Examining the impacts of increased corn production on groundwater quality using a coupled modeling system

Abstract

This study demonstrates the value of a coupled chemical transport modeling system for investigating groundwater nitrate contamination responses associated with nitrogen (N) fertilizer application and increased corn production. The coupled Community Multiscale Air Quality Bidirectional and Environmental Policy Integrated Climate modeling system incorporates agricultural management practices and N exchange processes between the soil and atmosphere to estimate levels of N that may volatilize into the atmosphere, re-deposit, and seep or flow into surface and groundwater. Simulated values from this modeling system were used in a land-use regression model to examine associations between groundwater nitrate-N measurements and a suite of factors related to N fertilizer and groundwater nitrate contamination. Multi-variable modeling analysis revealed that the N-fertilizer rate (versus total) applied to irrigated (versus rainfed) grain corn (versus other crops) was the strongest N-related predictor variable of groundwater nitrate-N concentrations. Application of this multi-variable model considered groundwater nitrate-N concentration responses under two corn production scenarios. Findings suggest that increased corn production between 2002 and 2022 could result in 56% to 79% increase in areas vulnerable to groundwater nitrate-N concentrations ≥5mg/L. These above-threshold areas occur on soils with a hydraulic conductivity 13% higher than the rest of the domain. Additionally, the average number of animal feeding operations (AFOs) for these areas was nearly 5 times higher, and the mean N-fertilizer rate was 4 times higher. Finally, we found that areas prone to high groundwater nitrate-N concentrations attributable to the expansion scenario did not occur in new grid cells of irrigated grain-corn croplands, but were clustered around areas of existing corn crops. This application demonstrates the value of the coupled modeling system in developing spatially refined multi-variable models to provide information for geographic locations lacking complete observational data; and in projecting possible groundwater nitrate-N concentration outcomes under alternative future crop production scenarios.
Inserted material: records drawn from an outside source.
__device__ __forceinline__ void mbar_init(uint64_t *bar, uint32_t count) {
  asm volatile("mbarrier.init.shared::cta.b64 [%0], %1;" ::"r"(smem_u32(bar)), "r"(count));
}
__device__ __forceinline__ void fence_barrier_init() {
  asm volatile("fence.mbarrier_init.release.cluster;" ::: "memory");
}
__device__ __forceinline__ void fence_proxy_async_smem() {
  asm volatile("fence.proxy.async.shared::cta;" ::: "memory");
}
__device__ __forceinline__ void mbar_arrive_expect_tx(uint64_t *bar, uint32_t bytes) {
  asm volatile("mbarrier.arrive.expect_tx.shared::cta.b64 _, [%0], %1;" ::"r"(smem_u32(bar)),
               "r"(bytes)
               : "memory");
}
__device__ __forceinline__ void mbar_arrive(uint64_t *bar) {
  asm volatile("mbarrier.arrive.shared::cta.b64 _, [%0];" ::"r"(smem_u32(bar)) : "memory");
}
__device__ __forceinline__ bool mbar_try_wait(uint64_t *bar, uint32_t parity) {
  uint32_t ok;
  asm volatile(
      "{\n\t"
      ".reg .pred P;\n\t"
      "mbarrier.try_wait.parity.shared::cta.b64 P, [%1], %2;\n\t"
      "selp.u32 %0, 1, 0, P;\n\t"
      "}\n"
      : "=r"(ok)
      : "r"(smem_u32(bar)), "r"(parity)
      : "memory");
  return ok != 0;
}
__device__ __forceinline__ void mbar_wait(uint64_t *bar, uint32_t parity) {
  while (!mbar_try_wait(bar, parity)) {
  }
}

__device__ __forceinline__ void prefetch_tensormap(const CUtensorMap *m) {
  asm volatile("prefetch.tensormap [%0];" ::"l"(reinterpret_cast<uint64_t>(m)) : "memory");
}
__device__ __forceinline__ void tma_load_2d(void *smem_dst, const CUtensorMap *map, uint64_t *bar,
                                            int32_t c0, int32_t c1) {
  asm volatile(
      "cp.async.bulk.tensor.2d.shared::cluster.global.mbarrier::complete_tx::bytes"
      " [%0], [%1, {%3, %4}], [%2];"
      ::"r"(smem_u32(smem_dst)), "l"(reinterpret_cast<uint64_t>(map)), "r"(smem_u32(bar)),
        "r"(c0), "r"(c1)
      : "memory");
}
__device__ __forceinline__ void tma_load_3d(void *smem_dst, const CUtensorMap *map, uint64_t *bar,
                                            int32_t c0, int32_t c1, int32_t c2) {
  asm volatile(
      "cp.async.bulk.tensor.3d.shared::cluster.global.mbarrier::complete_tx::bytes"
      " [%0], [%1, {%3, %4, %5}], [%2];"
      ::"r"(smem_u32(smem_dst)), "l"(reinterpret_cast<uint64_t>(map)), "r"(smem_u32(bar)),
        "r"(c0), "r"(c1), "r"(c2)
      : "memory");
}
__device__ __forceinline__ void cp_async_8(void *smem_dst, const void *gsrc, bool valid) {
  asm volatile("cp.async.ca.shared.global [%0], [%1], 8, %2;"
               ::"r"(smem_u32(smem_dst)), "l"(reinterpret_cast<uint64_t>(gsrc)), "r"(valid ? 8u : 0u) : "memory");
}
__device__ __forceinline__ void cp_async_16(void *smem_dst, const void *gsrc, uint32_t src_bytes) {
  asm volatile("cp.async.cg.shared.global [%0], [%1], 16, %2;"
               ::"r"(smem_u32(smem_dst)), "l"(reinterpret_cast<uint64_t>(gsrc)), "r"(src_bytes) : "memory");
}
__device__ __forceinline__ void cp_async_commit() { asm volatile("cp.async.commit_group;" ::: "memory"); }
template <int N>
__device__ __forceinline__ void cp_async_wait() { asm volatile("cp.async.wait_group %0;" ::"n"(N) : "memory"); }
__device__ __forceinline__ void bulk_load_1d(void *smem_dst, const void *gsrc, uint32_t bytes, uint64_t *bar) {
  asm volatile("cp.async.bulk.shared::cluster.global.mbarrier::complete_tx::bytes [%0], [%1], %2, [%3];"
               ::"r"(smem_u32(smem_dst)), "l"(reinterpret_cast<uint64_t>(gsrc)), "r"(bytes), "r"(smem_u32(bar))
               : "memory");
}
__device__ __forceinline__ void prefetch_l2(const void *p) {
  asm volatile("prefetch.global.L2 [%0];" ::"l"(p));
}
template <int N>
__device__ __forceinline__ void setmaxnreg_inc() {
  asm volatile("setmaxnreg.inc.sync.aligned.u32 %0;" ::"n"(N));
}
template <int N>
__device__ __forceinline__ void setmaxnreg_dec() {
  asm volatile("setmaxnreg.dec.sync.aligned.u32 %0;" ::"n"(N));
}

Keywords: Agricultural impacts; Biosphere modeling; Groundwater quality; Regression modeling.

Fig. 1.

Location of groundwater nitrate well locations overlain on total N fertilizer placed on all corn crops in 2002 (panel a); extent of rainfed versus irrigated grain-corn domains for 2002 and 2022_BASE (same extent), and 2022_CORN scenarios (panel b).

Fig. 2.

High groundwater nitrate measurements and predictions overlain on soil hydraulic conductivity (panel a), aquifer type (panel b), and high density animal feeding operations (panel c).

Fig. 3.

N fertilizer rate predicted by coupled modeling system for 2002 (panel a), and for the 2022_CORN crop expansion scenario (panel b).

Fig. 4.

Residuals (observed-fitted) resulting from generalized least squares model prediction.

Fig. 5.

N fertilizer rate predicted by coupled modeling system for the 2022_CORN expansion scenario (panel a), and the change between scenarios (2022_CORN—2002; panel b).

Fig. 6.

Predictions of groundwater nitrate-N overlain with above-threshold grid cells for the 2022_CORN (panel a). Change in Above-threshold groundwater nitrate-N added by each scenario. Magenta squares are cells above-threshold in 2002, visible yellow squares are grid cells added by the 2022_BASE scenario, and black cells are added by the 2022_CORN scenario (panel b).